O mundo precisa saber cuidar da indústria para sustentar crescimento, inovação e empregos, disse Ricardo Alban, presidente da CNI, em entrevista à CNN Brasil durante a Brazil Week em Nova York. Ele ressaltou que, num momento de reorganização de cadeias produtivas, a indústria volta a ocupar posição central.

Para Alban, países desenvolvidos entenderam que não há autonomia econômica sem base produtiva sólida. Ele afirmou que o Brasil tem uma oportunidade única de ampliar sua participação em cadeias globais de valor, unindo recursos naturais, matriz energética limpa, capacidade industrial e mercado consumidor.

Parcerias com os EUA

Alban afirmou que a relação Brasil-Estados Unidos pode ir além do comércio tradicional.

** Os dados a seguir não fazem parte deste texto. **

# JuliaQuantumControl/QuOptimalControl.jl

Measured on AMD Instinct MI355X. Metric: GRAPE gradient-evals/sec, higher is better.
Workload: dtype f64; 1 GPU; C3: UnitaryGate 4x4, K=4, N=500 slices, ensemble E=1024 (one GPU, 1024 members/GPU), T=2.0; step = host->host grape_eval; parallelism=single GPU

## Files before the change

### quoptimalcontrol.jl_amd/csrc/cmatp.hpp

```cpp
#pragma once
#include <hip/hip_runtime.h>

#include "cmat.hpp"

namespace grape {

template <int N>
struct PMat {
    static constexpr int NC = N / 2;
    double re[N * (N / 2)];
    double im[N * (N / 2)];
};

GRAPE_DEV double pair_swap(double v)
{
    int lo = __double2loint(v), hi = __double2hiint(v);
    lo = __builtin_amdgcn_update_dpp(0, lo, 0xB1, 0xF, 0xF, true);
    hi = __builtin_amdgcn_update_dpp(0, hi, 0xB1, 0xF, 0xF, true);
    return __hiloint2double(hi, lo);
}

template <int N>
GRAPE_DEV void fetch_partner(PMat<N> &out, const PMat<N> &in)
{
// ... 222 lines not shown
                }
            }
            c.re[r + jl * N] = sr;
            c.im[r + jl * N] = si;
        }
        {
            double d = 0.0;
#pragma unroll
            for (int s = 0; s < N; ++s) {
                d = fma(g.re[s + jl * N], g.re[s + jl * N], d);
                d = fma(g.im[s + jl * N], g.im[s + jl * N], d);
            }
            c.re[jl + jl * N] = -d;
            c.im[jl + jl * N] = 0.0;
        }
#pragma unroll
        for (int rl = 0; rl < jl; ++rl) {
            double sr = 0.0, si = 0.0;
#pragma unroll
            for (int s = 0; s < N; ++s) {
                const double ar = g.re[s + rl * N], ai = -g.im[s + rl * N];
                const double br = g.re[s + jl * N], bi = g.im[s + jl * N];
                sr = fma(ar, br, sr); sr = fma(-ai, bi, sr);
                si = fma(ar, bi, si); si = fma(ai, br, si);
            }
            c.re[rl + jl * N] = -sr;
            c.im[rl + jl * N] = -si;
            c.re[jl + rl * N] = -sr;
            c.im[jl + rl * N] = si;
        }
    }
}

template <int N>
struct PAntiH {
    static constexpr int NC = N / 2;
    double di[NC];
    double ur[NC * NC], ui[NC * NC];
    double ore[NC * NC], oim[NC * NC];
};

template <int N>
GRAPE_DEV void pah_from_mat(PAntiH<N> &h, const PMat<N> &m)
{
    constexpr int NC = N / 2;
#pragma unroll
    for (int jl = 0; jl < NC; ++jl)
#pragma unroll
        for (int rl = 0; rl < NC; ++rl) {
            if (rl == jl)
                h.di[jl] = m.im[jl + jl * N];
            if (rl < jl) {
                h.ur[rl + jl * NC] = m.re[rl + jl * N];
                h.ui[rl + jl * NC] = m.im[rl + jl * N];
            }
            h.ore[rl + jl * NC] = m.re[NC + rl + jl * N];
            h.oim[rl + jl * NC] = m.im[NC + rl + jl * N];
        }
}

template <int N>
GRAPE_DEV void pah_of_scaled(PAntiH<N> &h, const PMat<N> &c, double zr, double zi)
{
    constexpr int NC = N / 2, NE = N * NC;
    PMat<N> Z;
#pragma unroll
    for (int e = 0; e < NE; ++e) {
        Z.re[e] = fma(c.re[e], zr, -c.im[e] * zi);
        Z.im[e] = fma(c.re[e], zi, c.im[e] * zr);
    }
#pragma unroll
    for (int jl = 0; jl < NC; ++jl)
#pragma unroll
        for (int rl = 0; rl < NC; ++rl) {
            if (rl == jl)
                h.di[jl] = Z.im[jl + jl * N];
            if (rl < jl) {
                h.ur[rl + jl * NC] = 0.5 * (Z.re[rl + jl * N] - Z.re[jl + rl * N]);
                h.ui[rl + jl * NC] = 0.5 * (Z.im[rl + jl * N] + Z.im[jl + rl * N]);
            }
            h.ore[rl + jl * NC] = 0.5 * (Z.re[NC + rl + jl * N] - pair_swap(Z.re[NC + jl + rl * N]));
            h.oim[rl + jl * NC] = 0.5 * (Z.im[NC + rl + jl * N] + pair_swap(Z.im[NC + jl + rl * N]));
        }
}

template <int N>
GRAPE_DEV void pah_own(PMat<N> &a, const PAntiH<N> &h)
{
    constexpr int NC = N / 2;
#pragma unroll
    for (int jl = 0; jl < NC; ++jl)
#pragma unroll
        for (int rl = 0; rl < NC; ++rl) {
            if (rl == jl) {
                a.re[rl + jl * N] = 0.0;
                a.im[rl + jl * N] = h.di[jl];
            } else if (rl < jl) {
                a.re[rl + jl * N] = h.ur[rl + jl * NC];
                a.im[rl + jl * N] = h.ui[rl + jl * NC];
            } else {
                a.re[rl + jl * N] = -h.ur[jl + rl * NC];
                a.im[rl + jl * N] = h.ui[jl + rl * NC];
            }
            a.re[NC + rl + jl * N] = h.ore[rl + jl * NC];
            a.im[NC + rl + jl * N] = h.oim[rl + jl * NC];
        }
}

template <int N>
GRAPE_DEV void pah_partner(PMat<N> &par, const PAntiH<N> &h)
{
    constexpr int NC = N / 2;
#pragma unroll
    for (int jl = 0; jl < NC; ++jl)
#pragma unroll
        for (int rl = 0; rl < NC; ++rl) {
            if (rl == jl) {
                par.re[rl + jl * N] = 0.0;
                par.im[rl + jl * N] = pair_swap(h.di[jl]);
            } else if (rl < jl) {
                const double vr = pair_swap(h.ur[rl + jl * NC]), vi = pair_swap(h.ui[rl + jl * NC]);
                par.re[rl + jl * N] = vr;
                par.im[rl + jl * N] = vi;
                par.re[jl + rl * N] = -vr;
                par.im[jl + rl * N] = vi;
            }
            par.re[NC + rl + jl * N] = -h.ore[jl + rl * NC];
            par.im[NC + rl + jl * N] = h.oim[jl + rl * NC];
        }
}

template <int N>
GRAPE_DEV void pmul_antih_a(PMat<N> &c, const PMat<N> &a, const PMat<N> &apar, const PMat<N> &b)
{
    constexpr int NC = N / 2;
#pragma unroll
    for (int jl = 0; jl < NC; ++jl)
#pragma unroll
        for (int r = 0; r < N; ++r) {
            double sr = 0.0, si = 0.0;
#pragma unroll
            for (int kl = 0; kl < NC; ++kl) {
                {
                    const double ar = a.re[r + kl * N], ai = a.im[r + kl * N];
                    const double br = b.re[kl + jl * N], bi = b.im[kl + jl * N];
                    if (r != kl) sr = fma(ar, br, sr);
                    sr = fma(-ai, bi, sr);
                    if (r != kl) si = fma(ar, bi, si);
                    si = fma(ai, br, si);
                }
                {
                    const int rb = flip_block<N>(r);
                    const double ar = apar.re[rb + kl * N], ai = apar.im[rb + kl * N];
                    const double br = b.re[NC + kl + jl * N], bi = b.im[NC + kl + jl * N];
                    if (rb != kl) sr = fma(ar, br, sr);
                    sr = fma(-ai, bi, sr);
                    if (rb != kl) si = fma(ar, bi, si);
                    si = fma(ai, br, si);
                }
            }
            c.re[r + jl * N] = sr;
            c.im[r + jl * N] = si;
        }
}

template <int N>
// ... 104 lines not shown
```

### quoptimalcontrol.jl_amd/csrc/sweep_pair.hip

```cpp
#include "cmatp.hpp"
#include "grape_kernels.hpp"

#ifndef GRAPE_ABL
#define GRAPE_ABL 0
#endif
#ifndef GRAPE_PD
#define GRAPE_PD 2
#endif
#ifndef GRAPE_PLAYOUT
#define GRAPE_PLAYOUT 0
#endif
#ifndef GRAPE_PD_EARLY
#define GRAPE_PD_EARLY 2
#endif
#ifndef GRAPE_PD_EARLY_AT
#define GRAPE_PD_EARLY_AT 0
#endif
#ifndef GRAPE_MBAR
#define GRAPE_MBAR 2
#endif

namespace grape {

enum { PMODE_GENERAL = 0, PMODE_GENERAL_KEEPL = 1, PMODE_UNITARY = 2, PMODE_UNITARY_AH = 3 };
// ... 13 lines not shown
{
#pragma unroll
    for (int jl = 0; jl < N / 2; ++jl)
#pragma unroll
        for (int r = 0; r < N; ++r)
            base[(size_t)gelem<N>(q, r, jl) * stride] = make_double2(m.re[r + jl * N], m.im[r + jl * N]);
}

template <int N>
GRAPE_DEV void pstore_ws_split(double2 *__restrict__ sbase, const unsigned (&voff)[2], size_t stride, const PMat<N> &m)
{
#pragma unroll
    for (int jl = 0; jl < N / 2; ++jl)
#pragma unroll
        for (int r = 0; r < N; ++r) {
            char *row = reinterpret_cast<char *>(sbase + (size_t)((r % (N / 2)) + jl * N) * stride);
            *reinterpret_cast<double2 *>(row + voff[r / (N / 2)]) = make_double2(m.re[r + jl * N], m.im[r + jl * N]);
        }
}
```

Segundo ele, as duas nações podem criar parcerias estratégicas para cadeias de suprimento mais seguras, menos expostas a tensões geopolíticas. A base produtiva brasileira e a tecnologia americana são vistas como combináveis para ganhos mútuos.

A agenda discutida em Nova York abordou atração de investimentos, redução de barreiras, minerais críticos, transição energética e inteligência artificial. O presidente da CNI defendeu que esses setores guiem uma nova fase da integração industrial entre os dois países.

Potenciais de indústria e sustentabilidade

Alban comentou que é preciso reverter percepções negativas no exterior sobre a produção brasileira. O dirigente citou energia renovável, biocombustíveis e reaproveitamento de áreas degradadas como vantagens competitivas.

Ele ressaltou que discutir ambientalmente deve ocorrer com base em dados, sem antagonizar produção e preservação. A indústria, segundo ele, é a força que mais investe em sustentabilidade.

Energia, investimentos e gargalos

O líder da CNI destacou a queda de custos de energia solar, eólica e baterias como fator para atrair novos projetos. Oferecer energia limpa, estável e competitiva pode favorecer setores tecnológicos, como data centers.

Contudo, Alban aponta gargalos históricos, incluindo custo de energia para consumidor, encargos, burocracia e insegurança jurídica. Ele afirmou que é preciso transformar condições naturais em projetos concretos.

Competitividade e estratégia

A indústria brasileira não busca proteção artificial, e sim condições de competição equilibradas. Para Alban, política industrial deve ser estratégia de desenvolvimento, com previsibilidade, financiamento e qualificação profissional.

Ele ressaltou a importância de reduzir o Custo Brasil e elevar a produtividade para fortalecer emprego, renda, inovação e soberania econômica. O Brasil, segundo ele, deve atuar com rapidez para atrair investimentos produtivos.

Conclusão de rumo estratégico

Alban encerrou destacando que o mundo reconhece a importância da indústria, e o Brasil precisa entender essa oportunidade e agir com agilidade para ter participação relevante em agendas de sustentabilidade, inovação e integração internacional.